Club der toten Dichter
Sein erstes Tattoo entstand vor zehn Jahren. Während einer Reise durch Alaska liess er sich auf die Hand das Wappen dieses Landes tätowieren. «Erstmals war ich ganz allein in der Wildnis unterwegs. Das war sehr prägend für mich», sagt er. Bachmann ist auch ein Filmfreak. Auf seinem inneren linken Oberarm ist der Satz «O Captain! My Captain!» zu lesen. Das Zitat stammt aus einem Gedicht von Walt Whitman und ist eine Aussage aus seinem Lieblingsfilm «Der Club der toten Dichter». Der Bündner sagt dazu: «Dieser Lehrer mit seinem aufklärerischen Geist, der versucht, junge Männer mit Leidenschaft zu beseelen und ihre Talente zu wecken, hat mich sehr fasziniert.» Bei der Arbeit mit jungen Menschen lässt er sich von diesem Vorbild leiten.
«Mein Herr und mein Gott»
Seine Tattoos geben aber auch Einblick in die spirituelle Ausrichtung. «Sie sind mein Glaubenskenntnis.» Auch Niklaus von Flüe musste auf die Haut. Zu diesem Eremiten hat er einen besonderen Draht. Auf der rechten Seite seines Oberkörpers liess er sich das Gebet «Mein Herr und mein Gott» tätowieren. Bereits zuvor fand in Rom das Bruder-Klausen-Rad auf dem linken Unterarm Platz. In Alaska liess er sich ein Taizé-Kreuz stechen. Auch das Tattoo, das er sich nach seiner Reise auf dem Franziskus-Pilgerweg von Canterbury nach Rom stechen liess, zeugt von seiner Spiritualität. «Diese Erfahrung musste auf den Körper.»
Ein Tattoo aus Jerusalem
Mit seinen Tattoos ist Bachmann ein Hingucker. Die Blicke bleiben an ihm hängen. Seltsamerweise, so der 34-Jährige, kämen aus dem kirchlichen Umfeld kaum Reaktionen. Nur einmal erhielt er Schelte: «Nach einem Podium kam eine ältere Frau auf mich zu und sagte: ‹Das, was Sie sagen, ist ganz gut. Ihre Tattoos aber, die gehen gar nicht!›»

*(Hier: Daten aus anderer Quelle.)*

Result: no change. 9476 LM iterations/s (-0.4%).

```diff
diff --git a/mov-slam_amd/csrc/coarse_level.h b/mov-slam_amd/csrc/coarse_level.h
--- a/mov-slam_amd/csrc/coarse_level.h
+++ b/mov-slam_amd/csrc/coarse_level.h
@@ -12,6 +12,21 @@
 #ifndef MOVBA_COARSE_EXTRAPOLATE
 #define MOVBA_COARSE_EXTRAPOLATE 1
 #endif
+
+constexpr int kAciTileRows = 3, kAciTileCols = 6, kAciTile = kAciTileRows * kAciTileCols;
+constexpr int kAciWave = 64 * kAciTile;
+constexpr int kAciHalves = 64 * 16;
+static_assert(4 * kAciTileRows == kCoarsePerAgg && 16 * kAciTileCols == kCoarseDim && kAciTile == 18, "4 x 16 tiles per aggregate");
+__host__ __device__ inline int aci_tile_index(int g, int lane, int e)
+{
+    return g * kAciWave + (e < 16 ? (e >> 2) * 256 + 4 * lane + (e & 3) : kAciHalves + 2 * lane + (e - 16));
+}
+__host__ __device__ inline int aci_image_index(int row, int col)
+{
+    const int g = row / kCoarsePerAgg, rr = row - g * kCoarsePerAgg, rg = rr / kAciTileRows, r = rr - rg * kAciTileRows;
+    const int cg = col / kAciTileCols, c = col - cg * kAciTileCols;
+    return aci_tile_index(g, 16 * rg + cg, kAciTileCols * r + c);
+}
 
 template <int kT, int kNC, int kPA>
 __device__ __forceinline__ void coarse_build(const DevWindow &w, const PcgParams &pp, int trial, double lambda, double *sm, bool extrapolate)
@@ -277,11 +292,16 @@
     if (bad && tid == 0) s_bad = 1;
     __syncthreads();
     COARSE_STAMP(4);
-    float *dst = w.aci + (size_t)(trial & 1) * kNC * kNC;
+    static_assert(kT == 512 && kPA == kCoarsePerAgg, "the builder's tiles are the product's");
+    float *dst = w.aci + (size_t)(trial & 1) * kNC * kNC + aci_tile_index(tid >> 6, tid & 63, 0);
+    float v[kAciTile];
 #pragma unroll
     for (int r = 0; r < 3; ++r)
 #pragma unroll
-        for (int q = 0; q < 6; ++q) dst[(3 * rg + r) * kNC + 6 * cg + q] = (float)(t[r][q] * dsc[3 * rg + r] * dsc[6 * cg + q]);
+        for (int q = 0; q < 6; ++q) v[6 * r + q] = (float)(t[r][q] * dsc[3 * rg + r] * dsc[6 * cg + q]);
+#pragma unroll
+    for (int p = 0; p < 4; ++p) *reinterpret_cast<float4 *>(dst + 256 * p) = make_float4(v[4 * p], v[4 * p + 1], v[4 * p + 2], v[4 * p + 3]);
+    *reinterpret_cast<float2 *>(w.aci + (size_t)(trial & 1) * kNC * kNC + aci_tile_index(tid >> 6, tid & 63, 16)) = make_float2(v[16], v[17]);
     __syncthreads();
     if (tid == 0) w.aci_tag[trial & 1] = s_bad ? -1 : trial;
     COARSE_STAMP(5);
diff --git a/mov-slam_amd/csrc/pcg_kernel.hip b/mov-slam_amd/csrc/pcg_kernel.hip
--- a/mov-slam_amd/csrc/pcg_kernel.hip
+++ b/mov-slam_amd/csrc/pcg_kernel.hip
@@ -335,7 +335,6 @@
     const double agg_c = uniform_f64(b0 + 0.5 * (nb - 1)), agg_ih = uniform_f64(1.0 / fmax(1.0, 0.5 * nb));
     const double agg_cc = uniform_f64(0.5 * (nb - 1));
     const double phi = owner ? (bi - agg_c) * agg_ih : 0.0;
-    const int crow = min(ln >> 2, kPA - 1), cq = ln & 3;
     auto restrict_own = [&](double v_r) {
         if (PADDED) rsw[ln] = owner ? v_r : 0.0;
         else if (owner) r_lds[row] = v_r;
@@ -376,19 +375,21 @@
         }
     };
     auto coarse_rows = [&]() {
-        const float4 *arow = reinterpret_cast<const float4 *>(Acf + (wv * kPA + crow) * kNC + cq * 24);
-        const double2 *rcv = reinterpret_cast<const double2 *>(rcg + cq * 24);
-        double t0 = 0.0, t1 = 0.0;
-#pragma unroll
-        for (int q = 0; q < 6; q += 2) {
-            const float4 a0 = arow[q], a1 = arow[q + 1];
-            const double2 c0 = rcv[2 * q], c1 = rcv[2 * q + 1], c2 = rcv[2 * q + 2], c3 = rcv[2 * q + 3];
-            t0 += ((double)a0.x * c0.x + (double)a0.y * c0.y) + ((double)a0.z * c1.x + (double)a0.w * c1.y);
-            t1 += ((double)a1.x * c2.x + (double)a1.y * c2.y) + ((double)a1.z * c3.x + (double)a1.w * c3.y);
-        }
-        double t = t0 + t1;
-        t += dpp_mov0<0xb1>(t);
-        t += dpp_mov0<0x4e>(t);
+        const float *tile = Acf + aci_tile_index(wv, ln, 0);
+        const float4 a0 = *reinterpret_cast<const float4 *>(tile), a1 = *reinterpret_cast<const float4 *>(tile + 256);
+        const float4 a2 = *reinterpret_cast<const float4 *>(tile + 512), a3 = *reinterpret_cast<const float4 *>(tile + 768);
+        const float2 a4 = *reinterpret_cast<const float2 *>(Acf + aci_tile_index(wv, ln, 16));
+        const double2 *rcv = reinterpret_cast<const double2 *>(rcg + kAciTileCols * (ln & 15));
+        const double2 c0 = rcv[0], c1 = rcv[1], c2 = rcv[2];
+        double t0 = ((double)a0.x * c0.x + (double)a0.y * c0.y) + ((double)a0.z * c1.x + (double)a0.w * c1.y) + ((double)a1.x * c2.x + (double)a1.y * c2.y);
+        double t1 = ((double)a1.z * c0.x + (double)a1.w * c0.y) + ((double)a2.x * c1.x + (double)a2.y * c1.y) + ((double)a2.z * c2.x + (double)a2.w * c2.y);
+        double t2 = ((double)a3.x * c0.x + (double)a3.y * c0.y) + ((double)a3.z * c1.x + (double)a3.w * c1.y) + ((double)a4.x * c2.x + (double)a4.y * c2.y);
+        t0 += dpp_mov0<0xb1>(t0);  t1 += dpp_mov0<0xb1>(t1);  t2 += dpp_mov0<0xb1>(t2);
+        t0 += dpp_mov0<0x4e>(t0);  t1 += dpp_mov0<0x4e>(t1);  t2 += dpp_mov0<0x4e>(t2);
+        const int qp = ln & 3;
+        double t = qp == 0 ? t0 : qp == 1 ? t1 : t2;
+        t += dpp_mov0<0x124>(t);
+        t += dpp_mov0<0x128>(t);
         return t;
     };
     if (coarse) {
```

Natürlich hat er sich das Buch «Tattoo & Religion» von Paul-Henri Campell gekauft. Darin hat er von der palästinensisch-christlichen Familie Razzouk erfahren, die seit Jahrhunderten in Jerusalem Pilger tätowiert. Claude Bachmann sagt: «Dort würde ich mir sofort ein religiöses Motiv stechen lassen.»
Text | Foto: Vera Rüttimann, kath.ch – Kirchenbote SG, Juni-Juli 2020
«Das geht gar nicht»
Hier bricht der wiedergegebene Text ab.